She tried to reach him and put a hand on his arm, but he stepped aside. To him, as he looked at her now, she was the antithesis of anything he could brook, let alone desire artistically or physically. The charm was gone, the spell broken. It was another type, another point of view he required, but, above all and principally, youth, youth—the spirit, for instance, that was in Berenice Fleming. He was sorry—in his way. He felt sympathy, but it was like the tinkling of a far-off sheep-bell—the moaning of a whistling buoy heard over the thrash of night-black waves on a stormy sea.
“You don’t understand how it is, Aileen,” he said. “I can’t help myself. My love is dead. It is gone. I can’t recall it. I can’t feel it. I wish I could, but I can’t; you must understand that. Some things are possible and some are not.”
He looked at her, but with no relenting. Aileen, for her part, saw in his eyes nothing, as she believed, save cold philosophic logic—the man of business, the thinker, the bargainer, the plotter. At the thought of the adamantine character of his soul, which could thus definitely close its gates on her forever and ever, she became wild, angry, feverish—not quite sane.
“Oh, don’t say that!” she pleaded, foolishly. “Please don’t. Please don’t say that. It might come back a little if—if—you would only believe in it. Don’t you see how I feel? Don’t you see how it is?”
She dropped to her knees and clasped him about the waist. “Oh, Frank! Oh, Frank! Oh, Frank!” she began to call, crying. “I can’t stand it! I can’t! I can’t! I can’t! I shall die.”
“Don’t give way like that, Aileen,” he pleaded. “It doesn’t do any good. I can’t lie to myself. I don’t want to lie to you. Life is too short. Facts are facts. If I could say and believe that I loved you I would say so now, but I can’t. I don’t love you. Why should I say that I do?”

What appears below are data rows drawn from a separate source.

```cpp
#define HIP_TRY(expr)                                                                             \
  do {                                                                                            \
    hipError_t e_ = (expr);                                                                       \
    if (e_ != hipSuccess) return srhost::fail(SR_EHIP, "%s: %s (%s:%d)", #expr, hipGetErrorString(e_), __FILE__, __LINE__); \
// ... 49 lines not shown
  bool max_approx = true;
  DevBuf<uint32_t> dens_off;
  DevBuf<double> means, inv_vars, norm, logw;
  DevBuf<uint32_t> dens_mean, dens_var;
  std::vector<uint32_t> h_dens_off, h_dens_mean, h_dens_var;
  std::vector<double> h_means, h_inv_vars, h_norm, h_logw;
  bool mfma_packed = false, pf_packed = false;
  uint32_t n_mean = 0, n_var = 0;
  int ksteps = 0;
  uint32_t n_blocks = 0, n_groups = 0;
  DevBuf<double> apack;
  DevBuf<uint32_t> blk_meta, grp_state;
  std::vector<uint32_t> group_first_block;
  std::map<uint32_t, std::unique_ptr<DevBuf<uint32_t>>> split_tabs, pf_split_tabs;
  const uint32_t *split_cur = nullptr, *pf_split_cur = nullptr;
  uint32_t split_ny = 0;
  int pf_ks32 = 0;
  uint32_t pf_groups = 0, pf_ny = 0, max_dens = 0, pf_slots = 0, pf_chunks = 1, pf_pstates = 0;
  DevBuf<unsigned char> pf_apack;
  DevBuf<float> pf_lim, featsT, featsP;
  DevBuf<uint4> pf_defer;
  DevBuf<uint32_t> pf_defer_cnt;
  int neg_possible = -1;
  uint32_t pf_dp = 0;
  DevBuf<uint32_t> pf_mask, pf_ndens, pf_ring;
  DevBuf<double> pf_rows;
  DevBuf<unsigned long long> pf_counter;
  hipStream_t s_copy = nullptr;
  float* staging[2] = {nullptr, nullptr};
  hipEvent_t staging_free[2] = {nullptr, nullptr};
  std::atomic<bool> staging_busy{false};
  std::mutex spare_mu;
  std::unique_ptr<CorpusSpare> spare;
  std::vector<sr_corpus*> corpora;
  hipStream_t s_gmm = nullptr, s_search = nullptr;
  DevBuf<double> scores[2];
  hipEvent_t ev_scored[2] = {nullptr, nullptr}, ev_consumed[2] = {nullptr, nullptr};
  size_t chunk_frames = 0;
  bool overlap = true;
  size_t defer_budget = (size_t)32 << 30;
  uint32_t defer_cap_limit = 0;
  size_t fb_budget = (size_t)1 << 30;
  bool profiling = false;
  std::vector<EventPair> events;
  sr_profile prof{};
};
// ... 168 lines not shown
```

speechrecognition_amd/csrc/kernels.h:

```cpp
#pragma once
#include <hip/hip_runtime.h>
#include <stdint.h>

#include <vector>

namespace srgpu {

struct GmmMfmaArgs {
  const float* feats;
  uint64_t n_frames;
  uint32_t dim;
  const double* apack;
  const uint32_t* blk_meta;
  const uint32_t* grp_state;
  const uint32_t* split_begin;
  double* out;
  uint32_t ld;
  uint32_t nx, ny;
};
int gmm_mfma_ksteps_for_dim(uint32_t dim);
int gmm_mfma_frames_per_tile(int ksteps);
hipError_t launch_gmm_mfma(const GmmMfmaArgs& a, int ksteps, bool sum, hipStream_t stream);

struct GmmExactArgs {
// ... 35 lines not shown
  uint32_t chunks;
};
struct PfBound { float kappa, acc, abs, sub; };
constexpr float kPfRes16 = 4.8835e-4f;
inline constexpr PfBound pf_bound(int ks32) {
  return ks32 == 4 ? PfBound{1.05e-3f, 1.6e-5f, 7.0e-7f, 3.38e-7f} : PfBound{1.05e-3f, 1.1e-5f, 6.0e-7f, 2.92e-7f};
}
struct GmmRefineArgs {
  const float* feats;
  const float* featsT;
  uint64_t n_frames, n_frames_ld;
  uint32_t dim, n_pstates, chunks;
  const uint32_t* n_dens_ps;
  const double* rows;
  uint32_t n_slots;
  const uint32_t* mask;
  double* out; uint32_t ld;
  uint64_t frames_per_split;
  unsigned long long* n_refined;
  uint32_t* ring;
  void* defer;
  uint32_t* defer_cnt;
  uint32_t defer_cap;
};
void gmm_refine_defer_layout(const GmmRefineArgs& a, size_t budget_bytes, uint32_t cap_limit, uint32_t* cap, size_t* n_entries,
                             size_t* n_counts);
size_t gmm_refine_ring_words(const GmmRefineArgs& a);
hipError_t launch_gmm_prefilter(const GmmPrefilterArgs& a, int ks32, hipStream_t stream);
int gmm_prefilter_frames_per_tile();
hipError_t probe_fp16_denormals(hipStream_t stream, bool* preserved);
hipError_t probe_fp16_accumulation(hipStream_t stream, int ks32, bool* ok, double* worst_ratio);
uint32_t gmm_refine_padded_dim(uint32_t dim);
int gmm_refine_slots(uint32_t max_dens, uint32_t padded_dim);
hipError_t launch_gmm_refine(const GmmRefineArgs& a, hipStream_t stream);
hipError_t launch_transpose_feats(const float* feats, uint64_t n_frames, uint32_t dim, uint32_t dp, uint64_t ldT, float* out, float* featsP,
                                  hipStream_t stream);
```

In the content of Aileen’s nature was a portion that was purely histrionic, a portion that was childish—petted and spoiled—a portion that was sheer unreason, and a portion that was splendid emotion—deep, dark, involved. At this statement of Cowperwood’s which seemed to throw her back on herself forever and ever to be alone, she first pleaded willingness to compromise—to share. She had not fought Stephanie Platow, she had not fought Florence Cochrane, nor Cecily Haguenin, nor Mrs. Hand, nor, indeed, anybody after Rita, and she would fight no more. She had not spied on him in connection with Berenice—she had accidentally met them. True, she had gone with other men, but? Berenice was beautiful, she admitted it, but so was she in her way still—a little, still. Couldn’t he find a place for her yet in his life? Wasn’t there room for both?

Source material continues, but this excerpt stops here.